Research in the Sierra Madre Occidental of Eastern Sonora, Mexico

The Ciénega De Camilo: a Threatened Habitat

Thomas R. Van Devender and Ana L. Reina G.

In March of 1997 Tom and Ana Lilia were surveying plants in a shady pine-oak forest canyon east of Maycoba close to the Chihuahua border. Maycoba is a town in the center of the Mountain Pima Indian area. In the Pima language, Maycoba means a snake in the agave. On the opposite side of the canyon, not visible from the highway, they discovered the Ciénega de Camilo, a very unusual spring covered with Sphagnum – the moss that forms peat bogs in Canada and Europe! The Camilo peatmoss was later identified as S. palustre, the type species for the genus Sphagnum described by Linnaeus in 1753 from a European collection. Although seven species of Sphagnum have been reported for Mexico, mostly in the southeastern states of Hidalgo, Oaxaca, and Veracruz, the only record from northern Mexico was a 1937 collection of S. squarrosum from near Chuichupa, Chihuahua, about 145 km north-northeast of Camilo.
The Sphagnum seep in the Ciénega de Camilo in an area of 0.2 square kilometers is a unique habitat for Sonora and the northern Sierra Madre. The modern plants and vegetation have now been studied. Surveys of the flora by Van Devender and Reina with Cristina Peñalba and her student Carmen Ortega from the Instituto de Ecología- Universidad Nacional Autónoma de México (UNAM) in Hermosillo, yielded 207 species in 63 families (Appendix 4). The families with the greatest number of species are the Compositae (41 species), Leguminosae (24 species), and Gramineae (21 species).

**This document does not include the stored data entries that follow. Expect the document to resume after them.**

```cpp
bool literal_dma_eligible(const LitArgs &a)
{
    return !getenv("KREP_GPU_LIT_NO_DMA") && a.prefilter != 0u && a.m >= 2 && a.m <= 8 && a.rounds == (u32)kRoundsBig && !(a.flags & F_LINES) && !a.emit_mode &&
           (a.upt >= 4 || getenv("KREP_GPU_LIT_DMA_ALL")) && a.text_len >= 4u * kSegBytes;
}
hipError_t launch_literal_dma(const LitArgs &a, u32 num_cu, hipStream_t st)
{
    if (a.m < 4)
        return dma_launch2<4, true>(a, num_cu, st);
    if (a.m == 4)
        return dma_launch2<4, false>(a, num_cu, st);
    if (a.m < 8)
        return dma_launch2<8, true>(a, num_cu, st);
    return dma_launch2<8, false>(a, num_cu, st);
}

}
```

krep_amd/csrc/kg_plan.h:

```cpp
#pragma once
#include <hip/hip_runtime.h>

#include <vector>

#include "../../include/krep_gpu.h"
#include "kg_common.h"
#include "kg_internal.h"

struct krep_gpu_plan
{
    krep_gpu_config_t cfg{};
    int device = 0;
    int ref_algo = KREP_RA_NONE;
    const char *unsupported = nullptr;
    bool only_matching = false;
    bool cs = true, ww = false, lines = false, track = false;
    size_t max_count = SIZE_MAX;
    std::vector<std::vector<uint8_t>> pats;
    uint32_t m = 0, p0 = 0, p1 = 0, k0 = 0, k1 = 0, l0 = 0, l1 = 0;
    uint32_t p2 = 0, p3 = 0, k2 = 0, k3 = 0, l2 = 0, l3 = 0;
    std::vector<uint8_t> pat_folded;
    bool has_border = false;
    bool has_newline = false;
    uint8_t *d_pat = nullptr;
    unsigned long long *d_pat_chunks = nullptr;
    uint32_t n_chunks = 0;
    kg::Counters *d_ctr = nullptr, *h_ctr = nullptr;
    int num_cu = 256;
    hipEvent_t ev0 = nullptr, ev1 = nullptr;
    kg::AcTables *ac = nullptr;
    kg::AcTables *ac_long = nullptr, *ac_short = nullptr;
    int ac_split = 0;
    match_position_t *d_split_rec = nullptr;
    uint64_t split_cap = 0;
    bool ac_has_newline = false;
    kg::PostScratch post;
    uint32_t sparse_cap = 16;
    bool dma_look_done = false;
    bool dma_off = false;
    const void *dma_off_text = nullptr;
    size_t dma_off_len = 0;
    double dma_pass_rate = 0;
    bool first_look_done = false;
    bool fused1_ok = true;
    bool fusedk_on = false;
    bool fusedk_never = false;
    int fusedk_shape = 0;
    int fused1_shape = 0;
    match_position_t *d_nl_rec = nullptr;
    uint64_t *d_nl_ln = nullptr;
    uint64_t nl_cap = 0;
    bool lines_list_off = false;
    kg::PostScratch aux;
    search_params_t sp{};
    std::vector<const char *> pat_ptrs;
    std::vector<size_t> pat_lens;
};
namespace kg {
struct Window
{
    const uint8_t *d_text;
    size_t text_len;
    size_t own_lo, own_hi;
    size_t global_base;
    size_t global_len;
};
int stop_clock(krep_gpu_plan *pl, bool record_ev1, hipStream_t st, krep_gpu_scan_out_t *out);
int nl_reserve(krep_gpu_plan *pl, uint64_t need, uint64_t want, bool with_ln);
int scan_ac(krep_gpu_plan *pl, const Window &w, match_position_t *d_pos, uint64_t cap, hipStream_t st, int time_it,
            const krep_gpu_seq_carry_t *carry_in, krep_gpu_seq_carry_t *carry_out, krep_gpu_scan_out_t *out);
}
```

krep_amd/csrc/kg_scan.hip:

```cpp
#include <hip/hip_runtime.h>

#include <algorithm>
#include <cstdio>
#include <cstdlib>
#include <cstring>
#include <vector>

#include "../../include/krep_gpu.h"
#include "kg_common.h"
#include "kg_internal.h"
#include "kg_plan.h"
#include "kg_replay.h"
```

Of the species found at Camilo, 40.1% do not reach Arizona or New Mexico, 15.0% are rare or restricted in Sonora, and only 2.9% are non-native. See Van Devender et al. (2003). The Ciénega de Camilo with its unique peat habitat, diverse flora, and its paleoecological potential is in urgent need of protection.

References Van Devender, T. R., A. L. Reina G., M. C. Peñalba G., and C. I. Ortega R. 2003. The Ciénega de Camilo: A threatened habitat in the Sierra Madre Occidental of eastern Sonora, Mexico. Madroño 50:187-195.